### Data to examine ###
diff --git a/dexrobot_isaac_amd/csrc/dexsim_physics.hip.inc b/dexrobot_isaac_amd/csrc/dexsim_physics.hip.inc
--- a/dexrobot_isaac_amd/csrc/dexsim_physics.hip.inc
+++ b/dexrobot_isaac_amd/csrc/dexsim_physics.hip.inc
@@ -278,6 +278,7 @@
 }
 
 
+#define FS_TGT 0
 #define DL_SINV 0
 #define DL_SCHUR_S 0
 #define DL_SCHUR_GSUM 27
@@ -333,6 +334,7 @@
 constexpr unsigned LIVE_LAUNCH = lds_live(0, 5) | LIVE_ACROSS;
 struct LdsRegion { int start, words; unsigned live; };
 constexpr LdsRegion LDS_MAP[] = {
+  {FS_TGT,       26,                      LIVE_ACROSS | lds_live(0, 1)},
   {DL_SINV,      36,                      lds_live(2, 3)},
   {DL_PALM,      16,                      lds_live(1, 2)},
   {DL_NC,        1,                       lds_live(1, 5)},
@@ -2019,7 +2021,7 @@
 struct SubstepCarry { float ql[4], qdl[4], tg[4]; };
 template <bool LAST>
 DI void substep_body(const Arena& A, const ApiPtrs& T, const DevParams* __restrict__ P, int* __restrict__ cnt, int N, int NR, float* sh,
-                     int seq, int stamp_base, bool post_pre, bool count_contacts, SubstepCarry& carry, bool carry_in, bool carry_out) {
+                     int seq, int stamp_base, bool post_pre, bool count_contacts, SubstepCarry& carry, bool carry_out) {
   constexpr int dlb = FS_ROW;
   int* const ccnt = count_contacts ? cnt + (T.stamp & 1) : nullptr;
   constexpr int last = LAST ? 1 : 0;
@@ -2054,17 +2056,11 @@
   V3 bpos_h = {0, 0, 0};
   M3 Rb_h = q2mat(Q4{0, 0, 0, 1});
   if (wv != 6) {
-    if (carry_in) {
-      if (has_box) bpos_h = {SH(FS_CARRY_BP), SH(FS_CARRY_BP + 1), SH(FS_CARRY_BP + 2)};
-      base_chain(A, P, grav, N, e, B, false, sh + FS_CARRY_Q * 64, sh + FS_CARRY_QD * 64, lane);
-      if (wv < 5) {
-#pragma unroll
-        for (int l = 0; l < 4; l++) { fin.ql[l] = carry.ql[l]; fin.qdl[l] = carry.qdl[l]; fin.tg[l] = carry.tg[l]; }
-      }
-    } else {
-      if (has_box) bpos_h = {FLD(box_pos, 0), FLD(box_pos, 1), FLD(box_pos, 2)};
-      base_chain(A, P, grav, N, e, B, false);
-      if (wv < 5) finger_load(A, wv, N, e, fin);
+    if (has_box) bpos_h = {SH(FS_CARRY_BP), SH(FS_CARRY_BP + 1), SH(FS_CARRY_BP + 2)};
+    base_chain(A, P, grav, N, e, B, false, sh + FS_CARRY_Q * 64, sh + FS_CARRY_QD * 64, lane);
+    if (wv < 5) {
+#pragma unroll
+      for (int l = 0; l < 4; l++) { fin.ql[l] = carry.ql[l]; fin.qdl[l] = carry.qdl[l]; fin.tg[l] = carry.tg[l]; }
     }
     sphere = hand_clear(P, B, bpos_h);
     if (!sphere && has_box) Rb_h = q2mat(Q4{FLD(box_quat, 0), FLD(box_quat, 1), FLD(box_quat, 2), FLD(box_quat, 3)});
@@ -2104,7 +2100,7 @@
     comp_put(sh, lane, DL_PALM, comp5, B.o5);
     sh_put3(sh, lane, DL_PALM_WRENCH, f5); sh_put3(sh, lane, DL_PALM_WRENCH + 3, n5);
 #pragma unroll
-    for (int i = 0; i < 6; i++) SH(FS_TGTB + i) = FLD(targets, i);
+    for (int i = 0; i < 6; i++) SH(FS_TGTB + i) = seq == 1 ? SH(FS_TGT + i) : FLD(targets, i);
 #pragma unroll
     for (int i2 = 0; i2 < 3; i2++) {
       const V3 a0 = B.ab[2 * i2], o0 = B.ob[2 * i2], a1 = B.ab[2 * i2 + 1], o1 = B.ob[2 * i2 + 1];
@@ -2487,13 +2483,67 @@
 DI void post_block(const Arena& A, const ApiPtrs& T, const DevParams* __restrict__ P, int* __restrict__ cnt, float* s_ob,
                    int obs_only, int fold_reset, int N, int NR, int done_mask);
 DI void actions_block(const Arena& A, const ApiPtrs& T, const DevParams* __restrict__ P, const float* __restrict__ act,
-                      int zero_targets, int N, int NR);
+                      int zero_targets, int N, int NR, float* s_tgt);
 
 enum {
   TAIL_RESET = 1,
   TAIL_POST = 2,
   TAIL_NOT_FINAL = 4,
 };
+
+#ifdef DEXSIM_PROFILE_PHASES
+#define KSTAMP_ROW 336
+#define K_STAMP_T0() const unsigned long long k_t0 = __builtin_amdgcn_s_memtime()
+#define K_STAMP(k) do { if ((threadIdx.x & 63) == 0) GPTR(A.crow)[(size_t)(KSTAMP_ROW + 8 * (k) + (threadIdx.x >> 6)) * N + blockIdx.x * 64] = __int_as_float((int)(__builtin_amdgcn_s_memtime() - k_t0)); } while (0)
+#define G_STAMP(k) do { if (GATED && blockIdx.x == 0 && threadIdx.x == 0) { __builtin_amdgcn_s_waitcnt(0); GPTR(A.crow)[(size_t)(KSTAMP_ROW + 16 + (k)) * N] = __int_as_float((int)(__builtin_amdgcn_s_memtime() - k_t0)); } } while (0)
+#else
+#define K_STAMP_T0() do {} while (0)
+#define K_STAMP(k) do {} while (0)
+#define G_STAMP(k) do {} while (0)
+#endif
+
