# jorge-menjivar/tekken-rs

Measured on AMD Instinct MI355X. Metric: input MB/s tokenized (whole node), higher is better.
Workload: dtype u8

## Files before the change

tekken-rs_amd/csrc/tk_flat_args.h:

```cpp
#ifndef TK_FLAT_ARGS_H
#define TK_FLAT_ARGS_H
#include <stdint.h>

#include "tk_counters.h"
#include "tk_tables.h"

#define TKF_W 32
#define TKF_REGION (64 * TKF_W)
#define TKF_HL 32
#define TKF_HR 64
#define TKF_COMMIT (TKF_REGION - TKF_HL - TKF_HR)
#define TKF_LONGCAP 256u
#define TKF_STRIDE (TKF_COMMIT + 64 + TKF_LONGCAP)
#define TKF_OWN (TKF_COMMIT + TKF_HR)
#define TKF_MISSOFF0 0u
#define TKF_MISSOFF1 (TKF_OWN / 2u)
#define TKF_MISSOFF2 (TKF_MISSOFF1 + (TKF_OWN + 8u) / 9u)
#define TKF_MISSOFF3 (TKF_MISSOFF2 + (TKF_OWN + 16u) / 17u)
#define TKF_MISSCAP ((TKF_MISSOFF3 + (TKF_OWN + 32u) / 33u + 7u) & ~7u)
#define TKF_POSBITS 11
#define TKF_REC(pos, len, slot) ((pos) | ((len) << TKF_POSBITS) | ((slot) << (TKF_POSBITS + 7)))
#define TKF_REC_POS(rec) ((rec) & ((1u << TKF_POSBITS) - 1u))
#define TKF_REC_LEN(rec) (((rec) >> TKF_POSBITS) & 127u)
#define TKF_REC_SLOT(rec) ((rec) >> (TKF_POSBITS + 7))
#define TKF_HOLE 0xFFFFFFFFu

struct TkFlatLongRec {
    uint64_t pos;
    uint32_t chunk;
    uint32_t slot;
    uint32_t len;
    uint32_t reserved;
};

#define TKF_LREC_FRAG 0x80000000u

struct TkFlatArgs {
    const uint8_t* bytes;
    const uint64_t* doc_offs;
    uint64_t n_docs, n_bytes, n_chunks;
    const uint32_t* first_doc;
    uint32_t* tmp;
    uint32_t* kcount;
    uint32_t* lstart;
    uint32_t* miss_list;
    uint32_t* miss_count;
    const uint64_t* miss_prefix;
    uint32_t* wave_first;
    uint32_t* wave_first_wide;
    uint32_t* holes;
    uint32_t* flags;
    TkFlatLongRec* long_recs;
    uint32_t* long_count;
    uint32_t long_cap;
    int long_merge128;
    const uint32_t* long_ctl;
    uint32_t* cut_list;
    const uint32_t* cut_count;
    uint32_t* late_list;
    uint32_t* late_count;
    tk_memo_entry* memo_tab;
    uint32_t memo_mask;
    int memo_probe;
    uint32_t memo_epoch;
    uint32_t* memo_hits;
    tk_memo_entry* memo_log;
    uint32_t* memo_log_counts;
    uint32_t memo_log_per_wave, memo_log_waves;
    uint8_t* dbg_starts;
    int pattern;
    int dbg_ablate;
    TkTablesView t;
};

#endif
```

tekken-rs_amd/csrc/tk_flat_impl.h:

```cpp
#ifndef TK_FLAT_IMPL_H
#define TK_FLAT_IMPL_H
#include <stdint.h>

#include "tk_encode_impl.h"
#include "tk_flat_args.h"

#define TKF_WM 0xFFFFFFFFu
#define TKF_LOGW 5
#define TKF_TOPBIT 0x80000000u
#define TKF_NHL (TKF_HL / TKF_W)
#ifndef TKF_LISTCAP
#define TKF_LISTCAP 1056
#endif
#define TKF_MAXPIECES (TKF_LISTCAP - 2)

#define TKF_L_LIST 0
#define TKF_L_DS (TKF_L_LIST + TKF_LISTCAP / 2)
#define TKF_L_PS (TKF_L_DS + 64)
#define TKF_L_PFX (TKF_L_PS + 64)
#define TKF_L_BAD (TKF_L_PFX + 64)
#define TKF_L_BPFX (TKF_L_BAD + 64)
#define TKF_WALKOFF 192
#define TKF_WALKCAP (2 * (TKF_LISTCAP / 2 - TKF_WALKOFF))
#define TKF_L_CL TKF_L_LIST
#define TKF_L_KM (TKF_L_BPFX + 64)
#define TKF_L_MEMO TKF_L_KM
#define TKF_L_TXT (TKF_L_KM + 17 * 4)
#define TKF_L_CONST (TKF_L_TXT + TKF_REGION / 4 + 4)
#define TKF_LDS_WORDS (TKF_L_CONST + 8)
#define TKF_L_FS TKF_LDS_WORDS
#define TKF_LDS_WORDS_CUT (TKF_LDS_WORDS + 64)
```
###
▶ _What the exercise asks_
Find "unsigned" in the preceding records. Copy each line that holds it.

▶ _Answer area_
 constexpr unsigned LIVE_LAUNCH = lds_live(0, 5) | LIVE_ACROSS;
 struct LdsRegion { int start, words; unsigned live; };
+#define K_STAMP_T0() const unsigned long long k_t0 = __builtin_amdgcn_s_memtime()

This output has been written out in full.